This exercise asks for every line of the material that contains the word "unsigned".

-- Opening Marker --

# brunohs1993/Nanokappa

Hardware: AMD Instinct MI355X
Metric: phonon-steps/sec (whole node) (higher is better)
Workload: dtype f64

## Files before the change

nanokappa_amd/csrc/nk_device.h:

```cpp
#pragma once
#include <hip/hip_runtime.h>
#include <stdint.h>

#define NK_WG 256
#ifndef NK_NREP
#define NK_NREP 8
#endif
#define NK_PLANE_DOUBLES 6
#define NK_FACE_DOUBLES 16
#define NK_LDS_FACES 256
#define NK_LDS_RESFACES 64
#define NK_TAU_ROWS 3
#define NK_MAX_SEGMENTS 16384
#define NK_EMIT_CHUNK 128
#define NK_LREC 128
#define NK_NEWBORN 0x80000000u
#define NK_LOST 0x40000000u

#define NK_TAG_REFLECT 0x00000u
#define NK_TAG_EMIT 0x10000u
#define NK_TAG_RESAMP 0x20000u
#define NK_TAG_DICE 0x30000u
#define NK_TAG_INIT 0x40000u

template <class T>
struct NkField {
    T *p;
    int32_t blk;
    __host__ __device__ __forceinline__ int64_t off(int64_t i) const { return (i >> 6) * (int64_t)blk + (i & 63); }
    __host__ __device__ __forceinline__ T &operator[](int64_t i) const { return p[off(i)]; }
    __host__ __device__ __forceinline__ T *operator+(int64_t i) const { return p + off(i); }
    __host__ __device__ __forceinline__ T *tile(int64_t i0, int lane) const { return p + ((i0 >> 6) * (int64_t)blk + lane); }
    __host__ __device__ __forceinline__ explicit operator bool() const { return p != nullptr; }
};

template <bool NTS, bool PID>
struct NkBlock {
    static constexpr int NF = 4 + (NTS ? 1 : 0) + (PID ? 1 : 0);
    static constexpr int BD = NF * 64 + 32;
    static constexpr int O_Y = 64, O_Z = 128, O_OCC = 192, O_NTS = 256, O_PID = 64 * (NTS ? 5 : 4), O_W0 = 64 * NF;
    static __device__ __forceinline__ double *slot(double *s0, int64_t i) { return s0 + (i >> 6) * (int64_t)BD + (i & 63); }
    static __device__ __forceinline__ double *tile(double *s0, int64_t i0, int lane) { return s0 + (i0 >> 6) * (int64_t)BD + lane; }
    static __device__ __forceinline__ uint32_t *word(double *s0, int64_t i) { return reinterpret_cast<uint32_t *>(s0 + (i >> 6) * (int64_t)BD + O_W0) + (i & 63); }
};

struct __attribute__((aligned(16))) NkFacet {
    double cx, cy, cz;
    double nx, ny, nz;
    double tx, ty, tz;
    int32_t bc;
    int32_t partner;
    int32_t res;
    int32_t rough;
    int32_t pad[2];
};

struct __attribute__((aligned(64))) NkMode {
    double omega, vx, vy, vz;
    double E0;
    double tau[NK_TAU_ROWS];
};

struct NkDev {
    int32_t Q, J, NT, M;
    const NkMode *modetab;
    const NkMode *modetab_p;
    const int32_t *m2s;
    const int32_t *s2m;
    const int32_t *seg_nl;
    int32_t tau_row0;
    double tau_g[NK_TAU_ROWS];
    double tau_ig[NK_TAU_ROWS - 1];
    double T0, invT0;
    double c_hk;
    const double *tau;
    const double *Tgrid;
    int32_t nE;
    const double *Tarr, *Earr;
    double Tfill_lo, Tfill_hi;
    double hbar, kb, QV;
    double active_modes;
    int32_t F, Fc, NP;
    const float *tree_boxes;
    double tree_bound;
    const int32_t *tree_tags;
    const double *facet_skip;
    const double *tree_faces;
    int32_t tree_base[8];
    int32_t tree_top, tree_leaves;
    int32_t tree_nfam, tree_lds_fam0, tree_lds_off;
    int32_t NG;
    const double *planes;
    const double *faces;
    const NkFacet *facets;
    double tol;
    double bbox[6];
    int32_t box;
    double box_k[6];
    uint64_t box_ids;
    double inv_dt;
    const double *face_verts;
    const int32_t *facet_face_off;
    const int32_t *facet_face_idx;
    const double *facet_face_cdf;
    int32_t nS;
    const double *simplex_pts;
    const double *simplex_cdf;
    int32_t S, sv_kind, sv_axis, sv_interp;
    const double *centers;
    const double *sv_volume;
    double sv_lo, sv_invL;
    double *T_sv;
    const double *rbf_inv;
    int32_t rbf_P, rbf_used[3];
    double rbf_shift[3], rbf_scale[3];
    int32_t R, res_gen;
    const int32_t *res_facet;
    const double *res_T;
    const int32_t *res_face_off;
    const double *res_face_cdf;
    const double *res_face_verts;
    int32_t res_nf;
    int32_t res_lds;
    const double *enter_prob;
    double *res_counter;
    const double *ep_p;
    double *rc_p;
    int64_t rc_len;
    const double *res_roulette;
    int32_t *nleave_prev;
    uint64_t *sp_inbox;
    int32_t *sp_inbox_n;
    int32_t sp_icap;
    int32_t Fr;
    const double *specularity;
    const uint8_t *true_spec;
    const int32_t *spec_map;
    const double *roulette;
    const int32_t *roul_lut;
    int32_t roul_nlut;
    const int32_t *degen_j2;
    double dt;
    int32_t norm_fixed, T_ref_local;
    double particle_density, T_ref;
    uint64_t seed;
    int32_t rank, nranks;
    int64_t cap;
    int32_t nseg, segcap;
    int32_t *seg_count;
    int32_t *seg_new;
    int32_t *seg_lo;
    int32_t down;
    int32_t *seg_bound;
    NkField<double> x, y, z, occ, nts;
    NkField<uint32_t> w0;
    NkField<uint64_t> pid;
    int32_t part;
    int32_t lb;
    int32_t nlmax;
    int32_t nlrec;
    int32_t *ticket;
    int32_t *overflow;
    int32_t *halt;
    double *qx, *qy, *qz, *qocc, *qnts;
    uint32_t *qw0;
    uint64_t *qpid;
    int32_t *seg_evq;
    int32_t *ev_ticket;
    double2 *mig_buf;
    int32_t *mig_n;
    int32_t mig_cap;
    double *partials;
    int32_t NB;
    unsigned long long *stamps;
};

struct NkSlot { int64_t od, ow; };
__device__ __forceinline__ NkSlot nk_slot(const NkDev &d, int64_t i) {
    const int64_t b = i >> 6, l = i & 63;
    NkSlot s;
    s.od = b * (int64_t)d.x.blk + l;
    s.ow = b * (int64_t)d.w0.blk + l;
    return s;
}

__device__ __forceinline__ void nk_philox(uint32_t c0, uint32_t c1, uint32_t c2, uint32_t c3, uint32_t k0, uint32_t k1,
                                          uint32_t o[4]) {
#pragma unroll
    for (int r = 0; r < 10; ++r) {
        uint32_t hi0 = __umulhi(0xD2511F53u, c0), lo0 = 0xD2511F53u * c0;
        uint32_t hi1 = __umulhi(0xCD9E8D57u, c2), lo1 = 0xCD9E8D57u * c2;
        uint32_t n0 = hi1 ^ c1 ^ k0, n2 = hi0 ^ c3 ^ k1;
        c0 = n0; c1 = lo1; c2 = n2; c3 = lo0;
        k0 += 0x9E3779B9u; k1 += 0xBB67AE85u;
    }
    o[0] = c0; o[1] = c1; o[2] = c2; o[3] = c3;
}
__device__ __forceinline__ double nk_u53(uint32_t hi, uint32_t lo) {
    uint64_t w = ((uint64_t)hi << 32) | lo;
    return (double)(w >> 11) * (1.0 / 9007199254740992.0);
}
__device__ __forceinline__ void nk_uniform2_dev(uint64_t seed, uint64_t pid, uint32_t step, uint32_t tag, double &u0,
                                                double &u1) {
    uint32_t o[4];
    nk_philox((uint32_t)pid, (uint32_t)(pid >> 32), step, tag, (uint32_t)seed, (uint32_t)(seed >> 32), o);
    u0 = nk_u53(o[0], o[1]);
    u1 = nk_u53(o[2], o[3]);
}

__device__ __forceinline__ int nk_ss_left(const double *a, int n, double x) {
    int lo = 0, hi = n;
    while (lo < hi) { int mid = (lo + hi) >> 1; if (a[mid] < x) lo = mid + 1; else hi = mid; }
    return lo;
}
__device__ __forceinline__ int nk_ss_right(const double *a, int n, double x) {
    int lo = 0, hi = n;
    while (lo < hi) { int mid = (lo + hi) >> 1; if (a[mid] <= x) lo = mid + 1; else hi = mid; }
    return lo;
}
__device__ __forceinline__ int nk_ss_left_hint(const double *a, int n, double x, int hint) {
    int lo, hi;
    hint = hint < 0 ? 0 : (hint > n - 1 ? n - 1 : hint);
    if (a[hint] < x) {
        int stepw = 1;
        lo = hint + 1; hi = lo;
        while (hi < n && a[hi] < x) { lo = hi + 1; hi += stepw; stepw <<= 1; }
        if (hi > n) hi = n;
    } else {
        int stepw = 1;
        hi = hint; lo = hint;
        while (lo > 0 && !(a[lo - 1] < x)) { hi = lo - 1; lo -= stepw; stepw <<= 1; if (lo < 0) lo = 0; }
        if (lo > 0 && !(a[lo - 1] < x)) lo = 0;
    }
    while (lo < hi) { int mid = (lo + hi) >> 1; if (a[mid] < x) lo = mid + 1; else hi = mid; }
    return lo;
}
__device__ __forceinline__ double nk_interp_lin_hint(const double *xs, const double *ys, int n, double x, int hint, int &idx_out) {
    int idx = nk_ss_left_hint(xs, n, x, hint);
// ... 664 lines not shown
```

nanokappa_amd/csrc/nk_engine.hip:

```cpp
#include <hip/hip_runtime.h>
#include <dlfcn.h>
#include <math.h>
#include <stdio.h>
#include <stdlib.h>
#include <string.h>
#include <algorithm>
#include <functional>
#include <queue>
#include <string>
#include <type_traits>
#include <chrono>
#include <time.h>
#include <vector>

#include <rccl/rccl.h>

#include "../../include/nanokappa_hip.h"
#include "nk_kernels.h"
#include "nk_field.h"
#include "nk_fgroups.h"
#include "nk_modes.h"
#include "nk_group.h"
#ifndef NK_PLAIN_IN_ENGINE
extern template __global__ void k_sweep<1, false, false, false, false, true, 1>(NkDev, uint32_t, int, int);
// ... 59 lines not shown
    double *rb_k2 = nullptr, *rb_nin = nullptr, *rb_eta = nullptr, *rb_sub = nullptr, *rb_spec = nullptr, *rb_roul = nullptr;
    uint8_t *rb_ts = nullptr;
    unsigned int *rb_map = nullptr;
    std::vector<int32_t> rb_facet;
    int64_t o2o_first = 0;
    bool stepped = false;
    int64_t emitted_for = -1;
    std::vector<double> h_vg;
    std::vector<int32_t> h_m2s, h_s2m;
    int32_t *m2s_dev = nullptr, *s2m_dev = nullptr, *nl_dev = nullptr;
    unsigned int *rbar = nullptr;
    bool walked = false;
    int64_t ev_lds_set = -1;
    int map_nseg = 0;
    NkMode *modetab_p = nullptr;
    int64_t modetab_p_len = 0;
    void *inbox = nullptr, *inbox_n = nullptr;
    void *mig_buf = nullptr, *mig_n = nullptr;
    double *ep_p = nullptr, *rc_p = nullptr;
    int rm_nseg = 0, rm_nlmax = 0;
    void *pin = nullptr;
    size_t pin_bytes = 0;
    int32_t halt_words[4] = {0, 0, 0, 0};
    double *acc = nullptr;
    double *hist = nullptr;
    int hist_cap = 0;
    nk_params params;
    nk_timing timing;
    NkRccl rccl;
    ncclComm_t comm = nullptr;
    int comm_rank = -1, comm_nranks = 0;
    double comm_selftest = 0.0;
    int num_cu = 256;
    std::vector<int32_t> h_ffo, h_ffi;
    std::vector<double> h_fcdf, h_verts;
    std::vector<double> h_rbf_inv;
    std::vector<NkFacet> host_facets;
    const double *d_omega = nullptr, *d_vg = nullptr;
    std::vector<double> h_Tgrid;
    double T_lo = 0.0, T_hi = 0.0;
    int32_t band_B = 0;
    int32_t *band_map = nullptr;
    double *band_slabs = nullptr;
    size_t band_slabs_n = 0;
    double *band_rows_d = nullptr;
    size_t band_rows_n = 0;
    std::vector<double> band_rows;
    std::vector<int64_t> band_steps;
    NkFieldHost field;
    NkFGroupsHost fgroups;
    int64_t map_gen = 0;
    NkModesHost modes;
    double res_T_max = 0.0;
};

#define NK_HIP(call)                                                                                   \
    do {                                                                                               \
        hipError_t e_ = (call);                                                                        \
        if (e_ != hipSuccess) {                                                                        \
            ctx->err = std::string(#call) + ": " + hipGetErrorString(e_);                              \
            return NK_ERR_HIP;                                                                         \
        }                                                                                              \
    } while (0)
#define NK_ARG(cond, msg)                                                                              \
    do {                                                                                               \
        if (!(cond)) { ctx->err = msg; return NK_ERR_ARG; }                                            \
    } while (0)

template <class T>
static int nk_upload(nk_ctx *ctx, const T *src, size_t n, const T **dst, bool particle = false) {
    void *p = nullptr;
    size_t bytes = (n ? n : 1) * sizeof(T);
    NK_HIP(hipMalloc(&p, bytes));
    (particle ? ctx->pallocs : ctx->allocs).push_back(p);
    if (src && n) NK_HIP(hipMemcpy(p, src, n * sizeof(T), hipMemcpyHostToDevice));
    else NK_HIP(hipMemset(p, 0, bytes));
    *dst = (const T *)p;
    return NK_OK;
}
#define NK_UP(src, n, dst)                                                                             \
    do { int rc_ = nk_upload(ctx, src, n, dst); if (rc_) return rc_; } while (0)

static inline bool nk_layout_soa() { return false; }
static inline int nk_particle_bytes(bool with_pid, bool with_nts) { return 36 + (with_nts ? 8 : 0) + (with_pid ? 8 : 0); }
static inline size_t nk_store_bytes(int64_t cap, bool with_pid, bool with_nts) {
    const int64_t nblk = (cap + 63) / 64;
    const int nf = 4 + (with_nts ? 1 : 0) + (with_pid ? 1 : 0);
    const int bd = nf * 64 + 32;
    const size_t bytes = nk_layout_soa() ? (size_t)nblk * 64 * (nf * 8 + 4) : (size_t)nblk * bd * 8;
    return bytes ? bytes : 64;
}
static void nk_point_fields(NkDev &d, double *b, int64_t cap, bool with_pid, bool with_nts) {
    const int64_t nblk = (cap + 63) / 64;
    const int nf = 4 + (with_nts ? 1 : 0) + (with_pid ? 1 : 0);
    const int bd = nf * 64 + 32;
    if (nk_layout_soa()) {
        const int64_t n = nblk * 64;
        int k = 4;
        d.x = {b, 64}; d.y = {b + n, 64}; d.z = {b + 2 * n, 64}; d.occ = {b + 3 * n, 64};
        d.nts = {with_nts ? b + (k++) * n : nullptr, 64};
        d.pid = {with_pid ? (uint64_t *)(b + (k++) * n) : nullptr, 64};
        d.w0 = {(uint32_t *)(b + k * n), 64};
    } else {
        int k = 4;
        d.x = {b, bd}; d.y = {b + 64, bd}; d.z = {b + 128, bd}; d.occ = {b + 192, bd};
        d.nts = {with_nts ? b + 64 * (k++) : nullptr, bd};
        d.pid = {with_pid ? (uint64_t *)(b + 64 * (k++)) : nullptr, bd};
        d.w0 = {(uint32_t *)(b + 64 * k), 2 * bd};
    }
}
static int nk_alloc_fields(nk_ctx *ctx, NkDev &d, int64_t cap, bool with_pid, bool with_nts) {
    const size_t bytes = nk_store_bytes(cap, with_pid, with_nts);
    void *buf = nullptr;
    const size_t pad = getenv("NK_STORE_PAD_KB") ? (size_t)atol(getenv("NK_STORE_PAD_KB")) * 1024 : 0;
    NK_HIP(hipMalloc(&buf, bytes + pad));
    ctx->pallocs.push_back(buf);
    NK_HIP(hipMemsetAsync(buf, 0, bytes + pad, ctx->stream));
    ctx->store_buf = buf; ctx->store_pad = pad; ctx->store_pid = with_pid; ctx->store_nts = with_nts;
    nk_point_fields(d, (double *)((char *)buf + pad), cap, with_pid, with_nts);
    return NK_OK;
}
template <class T>
static int nk_field_download(nk_ctx *ctx, const NkDev &d, const NkField<T> &f, std::vector<T> &out) {
    out.resize((size_t)d.cap);
    const int64_t nblk = d.cap / 64;
    if (nblk == 0) return NK_OK;
    NK_HIP(hipMemcpy2D(out.data(), 64 * sizeof(T), f.p, (size_t)f.blk * sizeof(T), 64 * sizeof(T), (size_t)nblk, hipMemcpyDeviceToHost));
    return NK_OK;
}
template <class T>
static int nk_field_upload(nk_ctx *ctx, const NkDev &d, const NkField<T> &f, const T *src) {
    const int64_t nblk = d.cap / 64;
    if (nblk == 0) return NK_OK;
    NK_HIP(hipMemcpy2D(f.p, (size_t)f.blk * sizeof(T), src, 64 * sizeof(T), 64 * sizeof(T), (size_t)nblk, hipMemcpyHostToDevice));
    return NK_OK;
}
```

-- Closing Marker --

• [Solution for this task]
    unsigned long long *stamps;
    unsigned int *rb_map = nullptr;
    unsigned int *rbar = nullptr;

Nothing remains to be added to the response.